"The purpose of government was the guarding of property-rights, the perpetuation of ancient force and modern fraud. Or was it marriage? Marriage and prostitution were two sides of one shield, the predatory man's exploitation of the sex-pleasure. The difference between them was a difference of class. If a woman had money she might dictate her own terms: equality, a life contract, and the legitimacy- that is, the property-rights- of her children. If she had no money, she was a proletarian, and sold herself for an existence."
Any guesses?
It's a passage in Upton Sinclair's The Jungle, published in 1906.
I highlight it because it reminded me of some recent conversations that have been occurring at the Family Scholars Blog (FSB). Recently at FSB, Barry posted on marriage's problematic history with respect to coverture and women's rights. His point was, to paraphrase, to ask opponents of same-sex marriage who appealed to tradition why they rejected other aspects of "traditional marriage" if preserving tradition was so important and vital.

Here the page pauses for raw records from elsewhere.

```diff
@@ -539,7 +553,10 @@
     wave_sync();
     RQ_STEP(1);
     bool zeroed = false;
-    if (act && j == 0) {
+    const bool defer = NR == 1 && !__ballot(act && any);
+    if (defer) deferred = deferred || act;
+    RQ_COUNT(1, !__ballot(act && any));
+    if (!defer && act && j == 0) {
       long long sb_code_cost = s.sb_code_cost[sbi];
       const bool right = sx < rgw - 1 ? s.csbf[sbi + 1] != 0 : false;
       const bool below = sy < rgh - 1 ? s.csbf[sbi + rgw] != 0 : false;
@@ -573,7 +590,7 @@
       s.csbf_bits[sbi] = bits_to_zero;
       s.sb_code_cost[sbi] = sb_code_cost;
     }
-    if (__ballot(zeroed)) {
+    if (!defer && __ballot(zeroed)) {
       const bool z = rq4_quad_or((int)zeroed) != 0;
       if (z) {
         wl[row_p] = 0; wl[row_p + 1] = 0; wl[row_p + 2] = 0; wl[row_p + 3] = 0;
@@ -583,6 +600,20 @@
     RQ_STEP(2);
   }
   RQ_STEP_END();
+  if (NR == 1 && __ballot(deferred)) {
+    if (deferred && j == 0) {
+      const int sx = q4i & (rgw - 1), sy = q4i >> lrgw, sb_index = scan_u[0] << 4;
+      unsigned bits_to_zero = 0;
+      if (!(sb_index == 0 || sb_index + 16 > last_pos_index)) {
+        const bool right = sx < rgw - 1 ? s.csbf[q4i + 1] != 0 : false;
+        const bool below = sy < rgh - 1 ? s.csbf[q4i + rgw] != 0 : false;
+        bits_to_zero = cb[2 * (RQ_OFF(csbf) + (luma ? 0 : 2) + ((right || below) ? 1 : 0))];
+        s.sb_code_cost[q4i] = zd_u[0] + rq_bit_cost(bits_to_zero, lambda);
+      }
+      s.csbf_bits[q4i] = bits_to_zero;
+    }
+    wave_sync();
+  }
   long long code_part = 0, zero_part = 0;
 #pragma unroll
   for (int r = 0; r < NR; r++)
@@ -622,7 +653,8 @@
     const int stop_sb = stop_idx >= 0 ? stop_idx >> 4 : 0;
     wave_sync();
     const long long out_cost = rq_bit_cost(outside_bits, lambda);
-    constexpr int RND = G == 64 ? 4 : 1;
+    constexpr int RND = (G == 64 && NR > 1) ? 4 : 1;
+    const bool one_row = G == 64 && NR == 1 && last_sb < 16;
     unsigned long long todo[RND];
     long long carry = 0;
     int n_out = 0;
@@ -639,7 +671,7 @@
       const bool outc = inw && !corner && kk > 0 && kk < last_sb;
       if (outc) fc = out_cost;
       const bool cd = corner && kk >= stop_sb && s.csbf[corner ? tj : 0] != 0;
-      const long long behind = rq4_add_wrap(rq4_suffix_i64<G>(fc), carry);
+      const long long behind = rq4_add_wrap(rq4_suffix_i64<G>(fc, one_row), carry);
       if (inw) fcs[kk] = behind;
       if (G == 64) {
         carry = rq4_readlane_i64(behind, 0);
@@ -658,6 +690,7 @@
     long long best_cost = 0x7fffffffffffffffll;
     int best_last_plus1 = 0;
     long long acc = 0;
+    int rows_used = 0;
     for (;;) {
       int jj = -1;
       if (G == 64) {
@@ -671,6 +704,9 @@
             pick[n++] = rr * 64 + b;
           }
         if (n == 0) break;
+        rows_used = n > rows_used ? n : rows_used;
+        RQ_COUNT(6, n);
+        RQ_COUNT(7, 1);
         const int row = lane >> 4;
         jj = row == 0 ? pick[0] : (row == 1 ? pick[1] : (row == 2 ? pick[2] : pick[3]));
       } else {
@@ -707,22 +743,23 @@
         }
       }
       const long long inc = rq_row_scan_i64(ctz);
-      const long long total = rq_group_sum_i64<16>(ctz);
-      long long acc_row = acc;
+      long long upto;
       if (G == 64) {
-        const long long t0 = rq4_readlane_i64(total, 0), t1 = rq4_readlane_i64(total, 16),
-                        t2 = rq4_readlane_i64(total, 32), t3 = rq4_readlane_i64(total, 48);
+        const long long t0 = rq4_readlane_i64(inc, 15), t1 = rq4_readlane_i64(inc, 31),
+                        t2 = rq4_readlane_i64(inc, 47), t3 = rq4_readlane_i64(inc, 63);
         const int row = lane >> 4;
-        const long long t01 = rq4_add_wrap(t0, t1), t012 = rq4_add_wrap(t01, t2);
-        acc_row = rq4_add_wrap(acc_row, row == 0 ? 0ll : (row == 1 ? t0 : (row == 2 ? t01 : t012)));
-        acc = rq4_add_wrap(acc, rq4_add_wrap(t012, t3));
+        const long long t01 = rq4_add_wrap(t0, t1), t012 = rq4_add_wrap(t01, t2),
+                        t0123 = rq4_add_wrap(t012, t3);
+        upto = rq4_add_wrap(acc, row == 0 ? t0 : (row == 1 ? t01 : (row == 2 ? t012 : t0123)));
+        acc = rq4_add_wrap(acc, t0123);
       } else {
-        acc = rq4_add_wrap(acc, total);
+        acc = rq4_add_wrap(acc, rq_group_sum_i64<16>(ctz));
+        upto = acc;
       }
       if (in && v != 0) {
         const unsigned lp_bits = s.lp_bits[rq_last_pos_group(x)] +
                                  s.lp_bits[LPY + rq_last_pos_group(y)];
-        const long long cost = base - flags_behind + acc_row + (total - inc) +
+        const long long cost = base - flags_behind + (upto - inc) +
                                rq_bit_cost(lp_bits, lambda) - rq_bit_cost(sig1, lambda);
         if (cost < best_cost) {
           best_cost = cost;
@@ -752,23 +789,31 @@
                   rq4_row_mirror(best_last_plus1));
     }
     if (G == 64) {
-      const long long c0 = rq4_readlane_i64(best_cost, 0), c1r = rq4_readlane_i64(best_cost, 16),
-                      c2r = rq4_readlane_i64(best_cost, 32), c3 = rq4_readlane_i64(best_cost, 48);
-      const int i0 = __builtin_amdgcn_readlane(best_last_plus1, 0),
-                i1 = __builtin_amdgcn_readlane(best_last_plus1, 16),
-                i2 = __builtin_amdgcn_readlane(best_last_plus1, 32),
-                i3 = __builtin_amdgcn_readlane(best_last_plus1, 48);
-      best_cost = c0;
-      best_last_plus1 = i0;
-      keep_better(c1r, i1);
-      keep_better(c2r, i2);
-      keep_better(c3, i3);
+      const long long c0 = rq4_readlane_i64(best_cost, 0);
+      const int i0 = __builtin_amdgcn_readlane(best_last_plus1, 0);
+      if (rows_used > 1) {
+        const long long c1r = rq4_readlane_i64(best_cost, 16), c2r = rq4_readlane_i64(best_cost, 32),
+                        c3 = rq4_readlane_i64(best_cost, 48);
+        const int i1 = __builtin_amdgcn_readlane(best_last_plus1, 16),
+                  i2 = __builtin_amdgcn_readlane(best_last_plus1, 32),
+                  i3 = __builtin_amdgcn_readlane(best_last_plus1, 48);
+        best_cost = c0;
+        best_last_plus1 = i0;
+        keep_better(c1r, i1);
+        keep_better(c2r, i2);
+        keep_better(c3, i3);
+      } else {
+        best_cost = c0;
+        best_last_plus1 = i0;
+      }
     }
     new_last = comp_zero_cost < best_cost ? -1 : best_last_plus1;
     RQ_STEP(3);
     RQ_STEP2_END();
   }
 
+  RQ_COUNT(8, last_sb >= G);
+  RQ_COUNTS_END();
   RQ_TRACE(7);
   int nnz = 0;
   unsigned has_sb = 0;
diff --git a/xvc_amd/csrc/k_rdoq_common.h b/xvc_amd/csrc/k_rdoq_common.h
--- a/xvc_amd/csrc/k_rdoq_common.h
+++ b/xvc_amd/csrc/k_rdoq_common.h
@@ -12,7 +12,7 @@
 __device__ unsigned long long g_rq_trace[4096][16];
 #define RQ_TRACE(k)                                                          \
   do {                                                                       \
-    if (threadIdx.x == 0 && blockIdx.x < 4096)                               \
+    if (threadIdx.x == 0 && blockIdx.x < 2048)    \
       g_rq_trace[blockIdx.x][k] = __builtin_amdgcn_s_memtime();              \
   } while (0)
 #define RQ_TRACE_RT(k)                                                       \
@@ -43,7 +43,17 @@
     if (threadIdx.x == 0 && blockIdx.x < 2048)                                  \
       for (int i_ = 0; i_ < 4; i_++) g_rq_trace[2048 + blockIdx.x][11 + i_] = rq_a_[i_]; \
   } while (0)
+#define RQ_COUNTS() unsigned long long rq_n_[9] = {0, 0, 0, 0, 0, 0, 0, 0, 0}
+#define RQ_COUNT(i, v) (rq_n_[i] += (unsigned long long)(v))
+#define RQ_COUNTS_END()                                                         \
+  do {                                                                          \
+    if (threadIdx.x == 0 && blockIdx.x < 2048)                                  \
+      for (int i_ = 0; i_ < 9; i_++) g_rq_trace[2048 + blockIdx.x][2 + i_] = rq_n_[i_]; \
+  } while (0)
 #else
+#define RQ_COUNTS() do {} while (0)
+#define RQ_COUNT(i, v) do {} while (0)
+#define RQ_COUNTS_END() do {} while (0)
 #define RQ_STEP_BEGIN() do {} while (0)
 #define RQ_STEP(i) do {} while (0)
 #define RQ_STEP_END() do {} while (0)
```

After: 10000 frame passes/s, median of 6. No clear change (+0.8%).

Interestingly, opponents of same-sex marriage who commented to Barry's post mostly expressed a similar sentiment, perhaps best expressed by this comment:
"Reaching back to 1886 to find a case to make an argument that doesn’t really have anything to do with the subject at hand seems a bit desperate."
Indeed. And, isn't it interesting to see opponents of same-sex marriage suddenly find the appeal to history and tradition so.... unappealing and irrelevant. I mean, I'm all for people recognizing the absurdity and offensiveness of coverture, but.... the way some people talk about how Marriage These Days is in the pits, one doesn't always know which historical traditions they actually would be in favor of restoring and which they would reject in order to save marriage.
Which brings us to two.
Upton Sinclair was writing in 1906. A lot of things have changed for women since 1906. But, during the time in which he was writing, I don't think his observation would have been an unfair representation of what marriage was for many women. Lacking the same opportunities as men to support themselves and their families, marriage was often a matter of survival. As was prostitution, and working in a limited number of fields for a fraction of the wages that men earned.
In her bookRight-Wing Women, writing in post-sexual-revolution 1983, radical feminist Andrea Dworkin echoed Sinclair's observation:
"[Right-wing women] see that traditional marriage means selling [sex] to one man, not hundreds: the better deal... They see that the money they can earn will not make them independent of men and that they will still have to play the sex games: at home and at work too.... Right-wing women are not wrong"
I'm not sure many opponents of same-sex marriage, many of whom mock, ridicule, and dismiss feminist critiques of "traditional marriage," understand women's legitimate concern about efforts to regress back to more "traditional" understandings of gender roles and marriage. Again, it's not always clear which aspects of these understanding "marriage defenders" accept and which they reject.
This is especially so when people, like Phylis Schlafly for instance, imply that women who have careers are selfish and that fathers have no corresponding responsibility to balance their professional and home lives. (Interestingly, this view also implies that fathers don't have an important role in the upbringing and rearing of children, other than bringing home a paycheck. A role that, by the way, could easily be fulfilled by another woman these days).
My point is this.
Women, and men, should have a choice about working and/or staying home without people with large platforms shaming them for these choices and saying that they can only do one or the other because of their gender. Not only is it not selfish for a woman to work outside the home, or lazy for a man to want to be the primary caretaker for his children, oftentimes, both women and men (or both partners in a same-sex relationship) have to work anyway, to make ends meet. The financial ability for one spouse not to work is a real privilege.
It behooves the "marriage defense" movement to recognize not only that reality, but the reality that many people have negative connotations with what people like Schlafly refer to as "the traditional lifestyle of husband-provider and fulltime homemaker." It doesn't resonate.
Not only because many people believe it is a narrative of Real Family that erases non-heterosexual families, but because pressuring women into being financially dependant upon their "husband-providers" doesn't feel to them what marriage is or should be.
It feels like an exchange of home-making, sexual, and reproductive services for the privilege of a home to live in and food to eat. I'm not saying all women feel that or that women who are homemakers are prostitutes, but if women don't have a genuine choice about the matter (or don't think they do because being a Real Woman is defined as being a homemaker), many women will feel that way.
And, these women will reject "traditional marriage" and all that it stands for, in favor of more progressive definitions and labels. The better deal.